Start of DATA PROVIDED

@@ -696,6 +697,9 @@
 #define UNINA_PATCH_VIA_REGS 1
 #endif
 constexpr bool kPatchViaRegs = UNINA_PATCH_VIA_REGS != 0;
+#ifndef UNINA_REGQ_S2_LAYOUT
+#define UNINA_REGQ_S2_LAYOUT 1
+#endif
 template <typename T, int TH, int TW, int BN, int CIN, int NW, int D, int S = 1>
 struct RegqTile : TileDefaults {
   typedef T elem;
@@ -703,20 +707,55 @@
   static constexpr int nw = NW, depth = D;
   static constexpr bool SPLIT = Elem<T>::kPlanes == 2;
   static constexpr int R0W = S * (TW - 1) + 3, R0H = S * (TH - 1) + 3;
-  static constexpr int PATCH = (int)round_kib(R0H * R0W * CIN * sizeof(T)) + 1024;
+  static constexpr bool S2L = S == 2 && !SPLIT && UNINA_REGQ_S2_LAYOUT != 0 && UNINA_PATCH_VIA_REGS != 0;
+  static constexpr int NCH = CIN / Elem<T>::kChunk, S2H = s2::half_w(R0W), S2P = S2L ? s2::pitch(TW, R0W) : R0W;
+  static_assert(!S2L || (s2::nch_ok(NCH) && (TW == 8 || TW == 16)), "regq_s2.h covers 8- and 16-wide tiles of 4, 8 or 16 chunks a pixel");
+  static constexpr int PATCH = (int)round_kib(R0H * S2P * CIN * sizeof(T)) + 1024;
   static constexpr int LDS_LO = SPLIT ? PATCH : 0;
   static constexpr size_t lds_bytes(int = 0) { return SPLIT ? 2 * (size_t)PATCH : max_sz(PATCH, stage_bytes((bm + 15) & ~15, BN)); }
   static constexpr Str name() {
     return Str() << "conv3x3_regq<" << Elem<T>::kTag << "," << TH << "x" << TW << "," << BN << "," << CIN << "," << NW << (S == 2 ? "w,s2>" : "w>");
   }
 };
+
+template <class Tile>
+struct PatchRegsS2 {
+  static constexpr int nreq = s2::requests(Tile::R0H, Tile::R0W, Tile::NCH), ITER = s2::loads(Tile::R0H, Tile::R0W, Tile::NCH, Tile::nthreads);
+  floatx4 v[ITER];
+};
+template <class Tile>
+__device__ __forceinline__ void patch_issue_s2(PatchRegsS2<Tile>& pr, const void* src_, int src_ld, int H, int W, int y0, int x0) {
+  const unsigned char* src = static_cast<const unsigned char*>(src_);
+#pragma unroll
+  for (int it = 0; it < PatchRegsS2<Tile>::ITER; ++it) {
+    const int s = it * Tile::nthreads + (int)threadIdx.x;
+    pr.v[it] = floatx4{0.f, 0.f, 0.f, 0.f};
+    if (s < PatchRegsS2<Tile>::nreq) {
+      const s2::Request r = s2::request(s, Tile::R0W, Tile::NCH);
+      const int iy = y0 + r.ry, ix = x0 + r.rx;
+      if ((unsigned)iy < (unsigned)H && (unsigned)ix < (unsigned)W)
+        pr.v[it] = *reinterpret_cast<const floatx4*>(src + ((size_t)(iy * W + ix) * src_ld) * sizeof(typename Tile::elem) + (r.chunk << 4));
+    }
+  }
+}
+template <class Tile>
+__device__ __forceinline__ void patch_commit_s2(const PatchRegsS2<Tile>& pr, unsigned char* lds_img) {
+#pragma unroll
+  for (int it = 0; it < PatchRegsS2<Tile>::ITER; ++it) {
+    const int s = it * Tile::nthreads + (int)threadIdx.x;
+    if (s < PatchRegsS2<Tile>::nreq) {
+      const s2::Request r = s2::request(s, Tile::R0W, Tile::NCH);
+      *reinterpret_cast<floatx4*>(lds_img + (s2::slot(s2::pixel(r.ry, r.rx, Tile::S2P, Tile::S2H), r.chunk, Tile::NCH) << 4)) = pr.v[it];
+    }
+  }
+}
 
 template <int TH, int TW, int BN, int CIN, int NW, int D, int S = 1, int WN = 1, typename T = half_t, bool STAMPS = false>
 __device__ __forceinline__ void conv3x3_regq_body(const ConvParams& p, int bid, int nwg) {
   typedef Elem<T> E;
   typedef typename E::frag frag;
   typedef RegqTile<T, TH, TW, BN, CIN, NW, D, S> Tile;
-  constexpr bool SPLIT = Tile::SPLIT;
+  constexpr bool SPLIT = Tile::SPLIT, S2L = Tile::S2L;
   typedef typename std::conditional<sizeof(T) == 1, EltI8, typename std::conditional<SPLIT, EltS, EltH>::type>::type PE;
   constexpr int BM = TH * TW, R0W = Tile::R0W, R0H = Tile::R0H, NT = NW * 64, CB = CIN / E::kBlockK, KB = 9 * CB;
   static_assert(CIN % E::kBlockK == 0, "a weight block must not straddle a tap");
@@ -753,7 +792,15 @@
   constexpr int LDS_LO = Tile::LDS_LO;
 
   constexpr Img X = make_img(0, CIN / E::kChunk);
-  if constexpr (SPLIT) {
+  EpiConsts<WN> ec;
+  if constexpr (S2L) {
+    PatchRegsS2<Tile> pr;
+    patch_issue_s2<Tile>(pr, static_cast<const T*>(p.src) + sg.src_coff, p.src_ld, p.H, p.W, S * ty0 - 1, S * tx0 - 1);
+    load_epi_consts<WN>(sg, nb0 + wn * (WN * 16), lq, ec);
+    static_for<0, D>(fetch);
+    if constexpr (STAMPS) stamp(p, 1, bid, nwg);
+    patch_commit_s2<Tile>(pr, conv_smem);
+  } else if constexpr (SPLIT) {
     load_patch<R0H, R0W, CIN, NT, PE>(conv_smem, static_cast<const T*>(p.src) + sg.src_coff, p.src_ld, p.H, p.W, S * ty0 - 1,
                                       S * tx0 - 1, p.zeros, wid, lane, p.src_lo, LDS_LO);
     static_for<0, D>(fetch);
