template <int G, int VEC, int EPG, bool PRE>
__device__ __forceinline__ void tile_pieces(const TileStepArgs& a, int32_t* dyn, const int32_t* rec_u, const int32_t* rec_i,
                                            const float* rec_r, const int32_t* srt_key, const int32_t* srt_pos, float* lds_gb,
                                            int32_t* lds_key, float* lds_stage, TileStamp& stamp, int side, int bx, int slice,
                                            int64_t tile0, int nvalid, const int4* srt, const WarmLines<TileStepArgs>& warm,
                                            int zero_from, int zero_to);

template <int G, int VEC, int EPG>
__global__ __launch_bounds__(1024) void k_tile_step(const int4* srt_u, const int4* srt_i, const int4* next_recs, int B, int nsort, int nblk_u,
                                                    int epg_item, int ntiles, int next_ntiles, int next_B, int stamps, TileStepArgs a) {
    const WarmLines<TileStepArgs> warm = warm_args_issue(a);
    constexpr int EPB = 1024 / G;
    extern __shared__ __attribute__((aligned(16))) int32_t dyn[];
    __shared__ int32_t rec_u[1024], rec_i[1024], srt_key[1024], srt_pos[1024];
    __shared__ float rec_r[1024];
    __shared__ __attribute__((aligned(16))) float lds_gb[2 * EPG * 16];
    __shared__ __attribute__((aligned(16))) int32_t lds_key[EPG * 16];
    __shared__ float lds_stage[EPG * (2 * EPB + 1024)];
    __shared__ int32_t wtot[16];
    static_assert(sizeof(rec_u) + sizeof(rec_i) + sizeof(srt_key) + sizeof(srt_pos) + sizeof(rec_r) + sizeof(lds_gb) + sizeof(lds_key) +
                  sizeof(lds_stage) + sizeof(wtot) == tile_step_static_lds(G, EPG), "tile_step_static_lds() is out of date");
    static_assert(tile_step_static_lds(G, EPG) + 64 * 1024 <= LDS_PER_CU, "static LDS leaves no room for 16384 sort bins");
    TileStamp stamp = {nullptr, stamps ? __builtin_amdgcn_s_memrealtime() : 0ull};
    const int tid = threadIdx.x;
    const bool ahead = (int)blockIdx.x < nsort;
    const int b0 = (int)blockIdx.x - nsort;
    const int side = ahead ? (int)blockIdx.x / next_ntiles : (b0 < nblk_u ? 0 : 1);
    const int bx = ahead ? 0 : (side ? b0 - nblk_u : b0);
    const int epg = side ? epg_item : EPG;
    const int EPS = EPB * epg;
    const int NSL = 1024 / EPS;
    const int tile = ahead ? (int)blockIdx.x % next_ntiles : bx / NSL;
    const int slice = bx % NSL;
    const int64_t tile0 = (int64_t)tile * 1024;
    const int Bt = ahead ? next_B : B;
    const int nvalid = (Bt - (int)tile0 < 1024) ? Bt - (int)tile0 : 1024;
    const int zero_from = (!ahead && side == 1 && (int64_t)(bx + 1) * EPS >= B) ? (bx + 1) * epg * 4 : INT32_MAX;
    const int zero_to = ntiles * G * 4;
    if (!ahead && slice * EPS >= nvalid) {
        stamp.arm(a.dbg);
        zero_tail(a.partials, zero_from, zero_to);
        if (side == 1 && tid < 4 * epg) a.partials[(size_t)bx * epg * 4 + tid] = 0.f;
        return;
    }
    if (!ahead && srt_u != nullptr) {
        const int4* srt = side ? srt_i : srt_u;
        if constexpr (EPG > 1) {
            if (epg != EPG) {
                tile_pieces<G, VEC, EPG / 2, true>(a, dyn, rec_u, rec_i, rec_r, srt_key, srt_pos, lds_gb, lds_key, lds_stage, stamp, side, bx,
                                                   slice, tile0, nvalid, srt, warm, zero_from, zero_to);
                return;
            }
        }
        tile_pieces<G, VEC, EPG, true>(a, dyn, rec_u, rec_i, rec_r, srt_key, srt_pos, lds_gb, lds_key, lds_stage, stamp, side, bx, slice,
                                       tile0, nvalid, srt, warm, zero_from, zero_to);
        return;
    }
    {
        const bool early = ahead && next_recs != nullptr;
        int4 early_rec = make_int4(0, 0, 0, 0);
        if (early) early_rec = next_recs[tile0 + (tid < nvalid ? tid : 0)];
        __builtin_amdgcn_sched_barrier(0);
        warm_args_land(warm);
        stamp.arm(a.dbg);
        zero_tail(a.partials, zero_from, zero_to);
        const int nb = a.nbins[side];
        tile_sort(dyn, rec_u, rec_i, rec_r, srt_key, srt_pos, wtot, ahead ? a.next_ids : a.ids, a.store, ahead ? next_recs : a.recs,
                  a.u, a.it, a.r, tile0, nvalid, side, nb, a.N, a.U, a.I, a.err, early, early_rec);
        const bool wt = a.wt & TFR_WT_PUBLISH;
        if (ahead) {
            int32_t* nt = a.next_tab[side];
            for (int b = tid; b < nb; b += 1024) store_word_p(nt, (size_t)tile * nb + b, (uint32_t)dyn[b], wt);
            if (tid < nvalid) {
                const int pl = srt_pos[tid];
                const int4 rec = make_int4(rec_u[pl], rec_i[pl], __float_as_int(rec_r[pl]), pl);
                if (wt) {
                    typedef unsigned uintx4 __attribute__((ext_vector_type(4)));
                    uintx4 t; t.x = (unsigned)rec.x; t.y = (unsigned)rec.y; t.z = (unsigned)rec.z; t.w = (unsigned)rec.w;
                    __builtin_amdgcn_raw_buffer_store_b128(t, wt_rsrc(a.next_srt[side]), (int)((tile0 + tid) * 16), 0, 16);
                } else {
                    a.next_srt[side][tile0 + tid] = rec;
                }
            }
            return;
        }
        const int nact = (nvalid + EPS - 1) / EPS;
        for (int b = slice * 1024 + tid; b < nb; b += nact * 1024) store_word_p(a.tab[side], (size_t)tile * nb + b, (uint32_t)dyn[b], wt);
        __syncthreads();
    }
    if constexpr (EPG > 1) {
        if (epg != EPG) {
            tile_pieces<G, VEC, EPG / 2, false>(a, dyn, rec_u, rec_i, rec_r, srt_key, srt_pos, lds_gb, lds_key, lds_stage, stamp, side, bx, slice,
                                                tile0, nvalid, nullptr, warm, zero_from, zero_to);
            return;
        }
    }
    tile_pieces<G, VEC, EPG, false>(a, dyn, rec_u, rec_i, rec_r, srt_key, srt_pos, lds_gb, lds_key, lds_stage, stamp, side, bx, slice, tile0,
                                    nvalid, nullptr, warm, zero_from, zero_to);
}
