__global__ __launch_bounds__(256) void k_scan_apply(const PyrDesc* __restrict__ pdp, SiftConsts sc, BatchDesc bd,
                                                    int with_drec, int desc_cap)
{
    Counters* __restrict__            ct = bd.s[blockIdx.y].ct;
    Ext* __restrict__                 ext = bd.s[blockIdx.y].ext;
    const int* __restrict__           partial = bd.s[blockIdx.y].partial;
    int* __restrict__                 map = bd.s[blockIdx.y].map;
    float2* __restrict__              rot = bd.s[blockIdx.y].rot;
    DescRec* __restrict__             drec = with_drec ? bd.s[blockIdx.y].drec : nullptr;
    popsift_hip_feature* __restrict__ feats = bd.s[blockIdx.y].feats;
    __shared__ int s_red[4];
    __shared__ int s_ps[PS_MAX_OCT + 1];
    const int      n_oct = pdp->n_oct;
    const int      tid = threadIdx.x, lane = tid & 63, wave = tid >> 6;
    const int total = ext_prefix(s_ps, ct, sc.max_extrema, n_oct);
    const int nb = (total + SCAN_CHUNK - 1) / SCAN_CHUNK;
    if (nb == 0 && blockIdx.x == 0 && tid == 0) {
        ct->ori_total = 0;
        ct->ext_total = 0;
        for (int o = 0; o < PS_MAX_OCT; o++) {
            ct->ext_ct[o] = 0;
            ct->ext_ps[o] = 0;
        }
    }
    for (int chunk = blockIdx.x; chunk < nb; chunk += gridDim.x) {
    const int base = chunk * SCAN_CHUNK;

    int acc = 0;
    for (int b = tid; b < chunk * SCAN_SUB; b += 256) acc += partial[b];
    acc = wave_sum(acc);
    if (lane == 0) s_red[wave] = acc;
    __syncthreads();
    const int chunk_offset = s_red[0] + s_red[1] + s_red[2] + s_red[3];
    int offset = chunk_offset;
    for (int k = 0; k < (tid * SCAN_ITEMS) / SCAN_LCHUNK; k++) offset += partial[chunk * SCAN_SUB + k];

    const int g0 = base + tid * SCAN_ITEMS;
#pragma unroll
    for (int k = 0; k < SCAN_ITEMS; k++) {
        const int g = g0 + k;
        if (g < total) {
            Ext       e = ext[g];
            const int idx = e.idx_ori + offset;
            const int n = e.num_ori;
            ext[g].idx_ori = idx;
            popsift_hip_feature f;
            const float         scl = powf(2.0f, (float)(e.octave - sc.up_fac_int));
            f.debug_octave = e.octave;
            f.xpos = e.xpos * scl;
            f.ypos = e.ypos * scl;
// ... 332 lines not shown
            const float rn = scalbnf(__builtin_amdgcn_rsqf(sq), sc.norm_multi);
            v0 = v0 * rn;
            v1 = v1 * rn;
        }
        desc[(size_t)d * 128 + lane] = v0;
        desc[(size_t)d * 128 + 64 + lane] = v1;
        wave_lds_sync();
    }
}

}

hipError_t launch_orientation(const PyrDesc* pd, const BatchDesc& bd, int nb, const SiftConsts& sc, bool filtered, int hist_cap,
                              int blocks, hipStream_t s)
{
    hipLaunchKernelGGL(k_orientation, dim3(blocks / KP_NW, nb), dim3(64 * KP_NW), 0, s, pd, bd, sc, filtered ? 1 : 0, hist_cap);
    return hipGetLastError();
}

hipError_t launch_scan(const PyrDesc* pd, const BatchDesc& bd, int nb, const SiftConsts& sc, bool filtered, int hist_cap,
                       int n_chunks, int desc_cap, hipStream_t s)
{
    hipLaunchKernelGGL(k_scan_local, dim3(std::min(n_chunks * SCAN_SUB, 512 * SCAN_SUB), nb), dim3(SCAN_LT), 0, s, pd, sc, bd,
                       filtered ? 1 : 0, hist_cap);
    return launch_scan_apply(pd, bd, nb, sc, n_chunks, desc_cap, s);
}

End of DATA PROVIDED

Where the data above reaches the line holding "a.next_srt[side][tile0 + tid]", begin printing, and stop after the line holding "for (int b = slice". Each line must be reproduced exactly, with nothing else added.

(TASK ANSWER)
                    a.next_srt[side][tile0 + tid] = rec;
                }
            }
            return;
        }
        const int nact = (nvalid + EPS - 1) / EPS;
        for (int b = slice * 1024 + tid; b < nb; b += nact * 1024) store_word_p(a.tab[side], (size_t)tile * nb + b, (uint32_t)dyn[b], wt);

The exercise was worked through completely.